The problem with this kind of setup is R3 would do extra work to reassemble the fragmented traffic.

H1:

ping 192.168.255.4 size 1477 repeat 100

Type escape sequence to abort.

Sending 100, 1477-byte ICMP Echos to 192.168.255.4, timeout is 2 seconds:

!!!!!!!!!!!!!!!!!!!!!!!!!!!!!!!!!!!!!!!!!!!!!!!!!!!!!!!!!!!!!!!!!!!!!!

!!!!!!!!!!!!!!!!!!!!!!!!!!!!!!

Success rate is 100 percent (100/100), round-trip min/avg/max = 3/8/29 ms

R3:

sh ip traffic int eth0/1

 Ethernet0/1 IP-IF statistics :

  Rcvd:  200 total, 152100 total_bytes

         0 format errors, 0 hop count exceeded

         0 bad header, 0 no route

         0 bad destination, 0 not a router

         0 no protocol, 0 truncated

         0 forwarded

         200 fragments, 100 total reassembled

         0 reassembly timeouts, 0 reassembly failures

         0 discards, 100 delivers

  Sent:  1 total, 84 total_bytes 0 discards

         1 generated, 0 forwarded

         0 fragmented into, 0 fragments, 0 failed

  Mcast: 0 received, 0 received bytes

         0 sent, 0 sent bytes

  Bcast: 0 received, 0 sent

When R3 transmits the traffic to H2, the fragments were reassembled and sent with single frame.

When H2 respond with the ICMP request, it will reply with the same size causing the same scenario for R3 to R2. Both R2 and R3 may do double work, fragmentation and reassembly.

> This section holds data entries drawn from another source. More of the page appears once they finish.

int fail(int code, const char* what) {
    snprintf(g_err, sizeof(g_err), "%s (code %d)", what, code);
    return code;
}
int check(int rc, const char* fn) {
    if (rc == 0) return 0;
    if (rc == -1) return fail(rc, (std::string(fn) + ": unsupported shape / alignment").c_str());
    if (rc == -2) {
        cudaError_t e = cudaGetLastError();
        return fail(rc, (std::string(fn) + ": kernel launch failed: " + cudaGetErrorString(e)).c_str());
    }
    return fail(rc, (std::string(fn) + ": error").c_str());
}
inline cudaStream_t S(void* s) { return reinterpret_cast<cudaStream_t>(s); }

}

namespace mi {
static bool g_pdl = false;
bool pdl_enabled() { return g_pdl; }
}

extern "C" {

int mi_abi_version(void) { return MI_ABI_VERSION; }
int mi_set_launch_mode(int programmatic_dependent_launch) {
    mi::g_pdl = programmatic_dependent_launch != 0;
    return 0;
}
const char* mi_last_error(void) { return g_err; }

int mi_device_ok(void) {
    int dev = 0, major = 0;
    if (cudaGetDevice(&dev) != cudaSuccess) return 0;
    if (cudaDeviceGetAttribute(&major, cudaDevAttrComputeCapabilityMajor, dev) != cudaSuccess) return 0;
    return major == 10;
}

int mi_pack_conv_weight_dgrad_f16(const float* w, int c_out, int c_in, int kh, int kw, void* out, void* stream) {
    return check(mi::pack_conv_weight_dgrad(w, c_out, c_in, kh, kw, (__half*)out, S(stream)), "mi_pack_conv_weight_dgrad_f16");
}
int mi_pack_conv_weight_f16(const float* w, int c_out, int c_in, int kh, int kw, float scale, void* out, void* stream) {
    return check(mi::pack_conv_weight(w, c_out, c_in, kh, kw, scale, (__half*)out, S(stream)), "mi_pack_conv_weight_f16");
}

int mi_conv2d_igemm_supported(int H, int W, int c_in, int c_out) { return mi::conv_tc_supported(H, W, c_in, c_out) ? 1 : 0; }

static int igemm_common(const void* act, int B, int H, int W, int lda, int c_off, int c_in, const void* act2, int lda2,
                        int c_off2, int c_in1, const void* w, int c_out, int kh, int kw, int mode, const float* bias,
                        const float* residual, float* out_f32, void* out_f16, double* out_stats, long long out_sb,
                        long long out_sh, long long out_sw, long long out_sc, int n_valid, int block_n, int* err_flag,
                        void* workspace, long long workspace_bytes, const void* x_act, int ldx, int x_off, int x_cin,
                        const void* x_act2, int ldx2, int x_off2, int x_cin1, void* stream) {
    mi::ConvTcProblem p{};
    p.x_act = x_act; p.x_lda = ldx; p.x_chan_off = x_off; p.Cx = x_cin;
    p.x_act2 = x_act2; p.x_lda2 = ldx2; p.x_chan_off2 = x_off2; p.Cx1 = x_cin1;
    if (x_act && !(mode == 0 && kh == 3 && kw == 3)) return fail(-9, "mi_conv3x3_res1x1_f16: the folded 1x1 operand needs a 3x3 stride-1 conv");
    (void)workspace; (void)workspace_bytes;
    p.act = act; p.B = B; p.H = H; p.W = W; p.lda = lda; p.a_channels = lda; p.a_chan_off = c_off; p.Cin = c_in;
    p.wpacked = w; p.Cout = c_out;
    p.act2 = act2; p.lda2 = lda2; p.a_chan_off2 = c_off2; p.Cin1 = c_in1; p.stats = out_stats;
    if (out_stats && (out_sc > 1 || (c_out % 32) != 0)) return fail(-8, "mi_conv2d_igemm_f16: out_stats needs channel-contiguous output and c_out % 32 == 0");
    if (out_stats && ((long long)H * W) % 32 != 0)
        return fail(-8, "mi_conv2d_igemm_f16: out_stats needs H*W % 32 == 0 (a warp's 32 output rows must belong to one image)");
    p.out_f32 = out_f32; p.out_f16 = (__half*)out_f16; p.bias = bias; p.residual = residual;
    p.out_sb = out_sb; p.out_sh = out_sh; p.out_sw = out_sw; p.out_sc = out_sc; p.n_valid = n_valid;
    p.block_n_hint = block_n; p.err_flag = err_flag;
    if (mode == 0) {
        if (!(kh & 1) || !(kw & 1) || kh * kw > mi::kConvMaxTaps) return fail(-4, "mi_conv2d_igemm_f16: mode 0 needs odd kh,kw with kh*kw <= 16");
        p.phases = 1; p.num_taps = kh * kw;
        for (int r = 0; r < kh; ++r)
            for (int s = 0; s < kw; ++s) {
                const int t = r * kw + s;
                p.dh[t] = (int8_t)(r - kh / 2); p.dw[t] = (int8_t)(s - kw / 2); p.ph[t] = 0;
            }
    } else if (mode == 1) {
        if (kh != 4 || kw != 4) return fail(-4, "mi_conv2d_igemm_f16: mode 1 is the 4x4 stride-2 pad-1 conv");
        p.phases = 4; p.num_taps = 16;
        for (int r = 0; r < 4; ++r)
            for (int s = 0; s < 4; ++s) {
                const int t = r * 4 + s, rr = r - 1, ss = s - 1;
                p.dh[t] = (int8_t)(rr < 0 ? -1 : (rr >> 1)); p.dw[t] = (int8_t)(ss < 0 ? -1 : (ss >> 1));
                p.ph[t] = (int8_t)((rr & 1) * 2 + (ss & 1));
            }
    } else if (mode == 6) {
        if (kh != 4 || kw != 4) return fail(-4, "mi_conv2d_igemm_f16: mode 6 is the 4x4 stride-2 pad-1 conv");
        if (act2) return fail(-4, "mi_conv2d_igemm_f16: mode 6 takes one activation tensor");
        p.phases = 1; p.num_taps = 16; p.in_stride = 2;
        for (int r = 0; r < 4; ++r)
            for (int s = 0; s < 4; ++s) {
                const int t = r * 4 + s;
                p.dh[t] = (int8_t)(r - 1); p.dw[t] = (int8_t)(s - 1); p.ph[t] = 0;
            }
    } else if (mode >= 2 && mode <= 5) {
        if (kh != 2 || kw != 2) return fail(-4, "mi_conv2d_igemm_f16: modes 2..5 take the 2x2 phase kernel");
        const int a = (mode - 2) >> 1, b = (mode - 2) & 1;
        p.phases = 1; p.num_taps = 4;
        for (int r = 0; r < 2; ++r)
            for (int s = 0; s < 2; ++s) {
                const int t = r * 2 + s;
                p.dh[t] = (int8_t)(a - 1 + r); p.dw[t] = (int8_t)(b - 1 + s); p.ph[t] = 0;
            }
    } else {
        return fail(-4, "mi_conv2d_igemm_f16: unknown mode");
    }
    if (out_sc <= 1 && ((out_sw % 4) || (out_sh % 4) || (out_sb % 4)))
        return fail(-8, "mi_conv2d_igemm_f16: channel-contiguous output strides must be multiples of 4 elements");
    if (out_sc > 1 && residual) return fail(-8, "mi_conv2d_igemm_f16: residual needs channel-contiguous output");
    p.halo = (mode == 0 && kh == 3 && kw == 3) ? 1 : ((mode == 0 && kh == 15 && kw == 1) ? 3 : 0);
    if (mode >= 2 && mode <= 5 && !getenv("MI_SUBPIX_PAIR")) p.halo = 4;
    const int rc = mi::conv_tc_launch(p, S(stream));
    if (rc != 0) return fail(rc, mi::conv_tc_strerror(rc));
    return 0;
}

int mi_conv2d_igemm_f16(const void* act, int B, int H, int W, int lda, int c_off, int c_in, const void* act2, int lda2,
                        int c_off2, int c_in1, const void* w, int c_out, int kh, int kw, int mode, const float* bias,
                        const float* residual, float* out_f32, void* out_f16, double* out_stats, long long out_sb,
                        long long out_sh, long long out_sw, long long out_sc, int n_valid, int block_n, int* err_flag,
                        void* workspace, long long workspace_bytes, void* stream) {
    return igemm_common(act, B, H, W, lda, c_off, c_in, act2, lda2, c_off2, c_in1, w, c_out, kh, kw, mode, bias, residual,
                        out_f32, out_f16, out_stats, out_sb, out_sh, out_sw, out_sc, n_valid, block_n, err_flag, workspace,
                        workspace_bytes, nullptr, 0, 0, 0, nullptr, 0, 0, 0, stream);
}

int mi_conv3x3_res1x1_supported(int H, int W, int c_in, int c_out, int x_cin) {
    const bool t16 = W == 16 && H % 16 == 0, t32 = !t16 && H % 32 == 0 && W % 8 == 0;
    return (t16 || t32) && c_in > 0 && c_in % 64 == 0 && x_cin > 0 && x_cin % 64 == 0 && c_out % 128 == 0;
}

int mi_conv3x3_res1x1_f16(const void* act, int B, int H, int W, int lda, int c_in, const void* act2, int lda2, int c_in1,
                          const void* x_act, int ldx, int x_cin, const void* x_act2, int ldx2, int x_cin1, const void* w,
                          int c_out, const float* bias, const float* residual, float* out_f32, void* out_f16,
                          double* out_stats, int* err_flag, void* stream) {
    if (!mi_conv3x3_res1x1_supported(H, W, c_in, c_out, x_cin))
        return fail(-9, "mi_conv3x3_res1x1_f16: unsupported geometry (see mi_conv3x3_res1x1_supported)");
    return igemm_common(act, B, H, W, lda, 0, c_in, act2, lda2, 0, c_in1, w, c_out, 3, 3, 0, bias, residual, out_f32, out_f16,
                        out_stats, (long long)H * W * c_out, (long long)W * c_out, c_out, 1, 0, 0, err_flag, nullptr, 0, x_act,
                        ldx, 0, x_cin, x_act2, ldx2, 0, x_cin1, stream);
}

long long mi_conv2d_igemm_workspace_bytes(void) { return 0; }

int mi_conv3x3_gn_supported(int H, int W, int c0, int c1, int c_out, int groups) {
    return mi::conv_gn_supported(H, W, c0, c1, c_out, groups) ? 1 : 0;
}

int mi_conv3x3_gn_silu_f16(const float* src0, int c0, const float* src1, int c1, float scale1, int B, int H, int W,
                           int groups, const double* stats0, const double* stats1, const float* gamma,
                           const float* beta, const float* scale_shift, int scale_shift_ld, float eps, const void* w,
                           int c_out, const float* bias, const float* residual, float* out_f32, void* out_f16,
                           double* out_stats, int* err_flag, void* stream) {
    mi::ConvGnProblem p{};
    p.src0 = src0; p.C0 = c0; p.src1 = src1; p.C1 = c1; p.scale1 = scale1; p.B = B; p.H = H; p.W = W; p.groups = groups;
    p.stats0 = stats0; p.stats1 = stats1; p.gamma = gamma; p.beta = beta; p.scale_shift = scale_shift;
    p.ss_ld = scale_shift_ld; p.eps = eps; p.wpacked = w; p.Cout = c_out; p.bias = bias; p.residual = residual;
    p.out_f32 = out_f32; p.out_f16 = (__half*)out_f16; p.out_stats = out_stats; p.err_flag = err_flag;
    if (scale_shift && scale_shift_ld < 2 * (c0 + c1)) return fail(-8, "mi_conv3x3_gn_silu_f16: scale_shift_ld < 2*C");
    const bool pair = mi::conv_gn_pair_supported(H, W, c0, c1, c_out, groups) && !getenv("MI_GN_NO_PAIR");
    const int rc = pair ? mi::conv_gn_pair_launch(p, S(stream)) : mi::conv_gn_launch(p, S(stream));
    if (rc != 0) return fail(rc, rc == -3 ? "mi_conv3x3_gn_silu_f16: unsupported geometry (see mi_conv3x3_gn_supported)"
                                          : mi::conv_tc_strerror(rc));
    return 0;
}

int mi_conv2d_direct_f32(const float* in, int B, int Hin, int Win, int c_in, int ldi, const float* w, int c_out, int kh,
                         int kw, int stride, int pad, const float* bias, const float* residual, float* out, int Hout,
                         int Wout, long long out_sb, long long out_sh, long long out_sw, long long out_sc,
                         void* stream) {
    return check(mi::conv_direct_f32(in, B, Hin, Win, c_in, ldi, w, c_out, kh, kw, stride, pad, bias, residual, out,
                                     Hout, Wout, out_sb, out_sh, out_sw, out_sc, S(stream)),
                 "mi_conv2d_direct_f32");
}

This is the reason why we don’t want GRE IP MTU and interface MTU to be less than 24 bytes apart. Some implementations recommend setting the GRE IP MTU to 1400 bytes to cover additional overhead especially when encryption comes into play (GRE/IPSEC). We do not want the exit interface to do the fragmentation because the tail-end of the GRE tunnel will be the one responsible to reassemble the fragmented data and this may cause high CPU when there is significant amount of traffic. Same with H2, R3 will allocate a buffer to place these fragmented packets for reassembly. Not to mention if there are any security devices in the path of the GRE tunnel and the packets arrived out of order, these security devices may drop the fragment causing other fragments to be dropped too.

Traffic with DF-bit set not discussed here.